[BRIEF]: Begin at the line containing "int plan = 0;" in the data below and go on through the line containing "const bf16* wqf2", repeating each line exactly; include both ends and no other line.
DATA FOR REVIEW Block Start
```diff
 void run_voxel_part(const Ctx& c, const VoxelPartArgs& a) {
   const VoxFusedPlan& pl = a.plan;
   const int chunks = vox_part_chunks(c.grid_cap, c.B);
   const int gmax = std::max(1, std::min(a.group_launch, a.group_stride - 1));
-  cudaMemsetAsync(a.desc, 0, (size_t)c.B * a.group_stride * sizeof(unsigned), c.stream);
-  const size_t hsm = (size_t)(pl.nb_pad / 2) * sizeof(uint32_t);
-  if (a.want_keys)
-    KL(c, "k_vp_hist", k_vp_hist<true><<<dim3(chunks, c.B), VP_THREADS, hsm, c.stream>>>(a.in, a.in_stride, a.n_in, pl, a.ghist,
-                                                                                        chunks));
-  else
-    KL(c, "k_vp_hist", k_vp_hist<false><<<dim3(chunks, c.B), VP_THREADS, hsm, c.stream>>>(a.in, a.in_stride, a.n_in, pl, a.ghist,
-                                                                                         chunks));
-  KL(c, "k_vp_scan", k_vp_scan<<<c.B, VP_SCAN_THREADS, 0, c.stream>>>(a.ghist, a.chunk_start, a.ne_bucket, a.ne_start, a.grec, a.n_groups,
-                                                                      a.n_crop, a.flags, a.warnings, a.leaf, a.vf, pl, chunks,
-                                                                      a.want_keys, gmax, a.group_stride));
-  const size_t ssm = (size_t)pl.nb_pad * sizeof(uint32_t);
-  cudaFuncSetAttribute(k_vp_scatter, cudaFuncAttributeMaxDynamicSharedMemorySize, (int)ssm);
-  KL(c, "k_vp_scatter", k_vp_scatter<<<dim3(chunks, c.B), VPS_THREADS, ssm, c.stream>>>(a.in, a.in_stride, a.n_in, pl, a.chunk_start,
-                                                                                       a.flags, a.part, c.cap, chunks));
+  if (a.want_keys) KL(c, "k_vp_part", launch_vp_part<true>(c, a, chunks, gmax));
+  else KL(c, "k_vp_part", launch_vp_part<false>(c, a, chunks, gmax));
   const size_t rsm = sizeof(VpReduceSmem);
   if (a.want_keys) {
     cudaFuncSetAttribute(k_vp_reduce<true>, cudaFuncAttributeMaxDynamicSharedMemorySize, (int)rsm);
@@ -707,7 +731,7 @@
                              a.part, a.ne_start, a.ne_bucket, a.grec, a.n_groups, a.flags, pl, a.vf, a.out, a.out_keys,
                              a.n_out, a.desc, c.cap, a.group_stride));
   }
-  count_launch(c, 4);
+  count_launch(c, 2);
 }
 
 }
```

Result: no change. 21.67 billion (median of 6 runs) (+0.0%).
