bool configure_ncsnpp_kernels() {
    return hipFuncSetAttribute(reinterpret_cast<const void*>(&k_head_conv), hipFuncAttributeMaxDynamicSharedMemorySize, HeadConvCfg::LDS_BYTES) == hipSuccess &&
           hipFuncSetAttribute(reinterpret_cast<const void*>(&k_qkv256), hipFuncAttributeMaxDynamicSharedMemorySize, QKV_LDS_BYTES) == hipSuccess &&
           hipFuncSetAttribute(reinterpret_cast<const void*>(&k_attn256<false>), hipFuncAttributeMaxDynamicSharedMemorySize, A256_LDS_BYTES) == hipSuccess &&
           hipFuncSetAttribute(reinterpret_cast<const void*>(&k_attn256<true>), hipFuncAttributeMaxDynamicSharedMemorySize, A256_LDS_BYTES) == hipSuccess &&
           hipFuncSetAttribute(reinterpret_cast<const void*>(&k_attn256<true, 8>), hipFuncAttributeMaxDynamicSharedMemorySize, A256_LDS_BYTES) == hipSuccess &&
           hipFuncSetAttribute(reinterpret_cast<const void*>(&k_attn_blk256), hipFuncAttributeMaxDynamicSharedMemorySize, ABLK_LDS_BYTES) == hipSuccess &&
           hipFuncSetAttribute(reinterpret_cast<const void*>(&k_attn_blk256_v2), hipFuncAttributeMaxDynamicSharedMemorySize, ABLK2_LDS_BYTES) == hipSuccess;
}

struct AttnBlk256 {
    int plan = 0;
    int B = 0;
    const bf16* x = nullptr; int x_ld = 0;
    const float* sc = nullptr; const float* sh = nullptr;
    const bf16* wqkvf = nullptr; const float* bqk = nullptr; const float* bv = nullptr; bf16* qk = nullptr; bf16* vT = nullptr;
    const bf16* w3f = nullptr; const float* b3 = nullptr;
    const bf16* wqf2 = nullptr; const float* cq2 = nullptr; const bf16* wvof2 = nullptr; const float* bo2 = nullptr;
    bf16* out = nullptr; int o_ld = 0; float out_scale = 1.0f;
    float2* gn_part = nullptr; int gn_quads = 0;
};
void pack_attn_qkv_w(const float* w0, const float* w1, const float* w2, bf16* wqkvf, hipStream_t s) {
    hipLaunchKernelGGL(k_pack_qkv_w, dim3(3 * 256), dim3(256), 0, s, w0, w1, w2, wqkvf);
}
void pack_attn_w3(const float* w3, bf16* w3f, hipStream_t s) { hipLaunchKernelGGL(k_pack_attn_w3, dim3(256), dim3(256), 0, s, w3, w3f); }
void pack_attn_fold(const float* w0, const float* w1, const float* w2, const float* w3, const float* b0, const float* b2, const float* b3,
                    float* fq, float* cq, float* fv, float* bo, bf16* wqf2, bf16* wvof2, hipStream_t s) {
    hipLaunchKernelGGL(k_attn_fold_w, dim3(257), dim3(256), 0, s, w0, w1, w2, w3, b0, b2, b3, fq, cq, fv, bo);
    hipLaunchKernelGGL(k_pack_qkv_w, dim3(256), dim3(256), 0, s, (const float*)fq, (const float*)fq, (const float*)fq, wqf2, 1);
    hipLaunchKernelGGL(k_pack_attn_w3, dim3(256), dim3(256), 0, s, (const float*)fv, wvof2);
}
void launch_attn_qkv256(const AttnBlk256& a, hipStream_t s) {
    hipLaunchKernelGGL(k_qkv256, dim3((unsigned)a.B), dim3(512), QKV_LDS_BYTES, s, a.x, a.x_ld, a.sc, a.sh, a.wqkvf, a.bqk, a.bv, a.qk, a.vT);
}
int launch_attn_blk256(const AttnBlk256& a, hipStream_t s) {
    constexpr int C = 256;
    if (a.plan == 2) {
        hipLaunchKernelGGL(k_attn_blk256_v2, dim3((unsigned)a.B), dim3(512), ABLK2_LDS_BYTES, s, a.x, a.x_ld, a.sc, a.sh,
                           a.wqf2, a.cq2, 1.0f / sqrtf((float)C), a.wvof2, a.bo2, a.out, a.o_ld, a.out_scale, a.gn_part, a.gn_quads);
        return 256;
    }
    if (a.plan == 1) {
        hipLaunchKernelGGL(k_attn_blk256, dim3((unsigned)a.B), dim3(512), ABLK_LDS_BYTES, s, a.x, a.x_ld, a.sc, a.sh,
                           a.wqkvf, a.bqk, a.bv, a.qk, a.vT, 1.0f / sqrtf((float)C), a.w3f, a.b3, a.out, a.o_ld, a.out_scale, a.gn_part, a.gn_quads);
        return 256;
    }
    if (g_attn_w8) {
        hipLaunchKernelGGL((k_attn256<true, 8>), dim3((unsigned)a.B), dim3(512), A256_LDS_BYTES, s, (const bf16*)a.qk, 2 * C, C, (const bf16*)a.vT, a.out, a.o_ld,
                           1.0f / sqrtf((float)C), a.w3f, a.b3, a.x, a.x_ld, a.out_scale, a.gn_part, a.gn_quads);
        return 256;
    }
    hipLaunchKernelGGL(k_attn256<true>, dim3((unsigned)(2 * a.B)), dim3(256), A256_LDS_BYTES, s, (const bf16*)a.qk, 2 * C, C, (const bf16*)a.vT, a.out, a.o_ld,
                       1.0f / sqrtf((float)C), a.w3f, a.b3, a.x, a.x_ld, a.out_scale, a.gn_part, a.gn_quads);
    return 128;
}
DATA FOR REVIEW Block End
[RESULT OF THIS EXERCISE]:
    int plan = 0;
    int B = 0;
    const bf16* x = nullptr; int x_ld = 0;
    const float* sc = nullptr; const float* sh = nullptr;
    const bf16* wqkvf = nullptr; const float* bqk = nullptr; const float* bv = nullptr; bf16* qk = nullptr; bf16* vT = nullptr;
    const bf16* w3f = nullptr; const float* b3 = nullptr;
    const bf16* wqf2 = nullptr; const float* cq2 = nullptr; const bf16* wvof2 = nullptr; const float* bo2 = nullptr;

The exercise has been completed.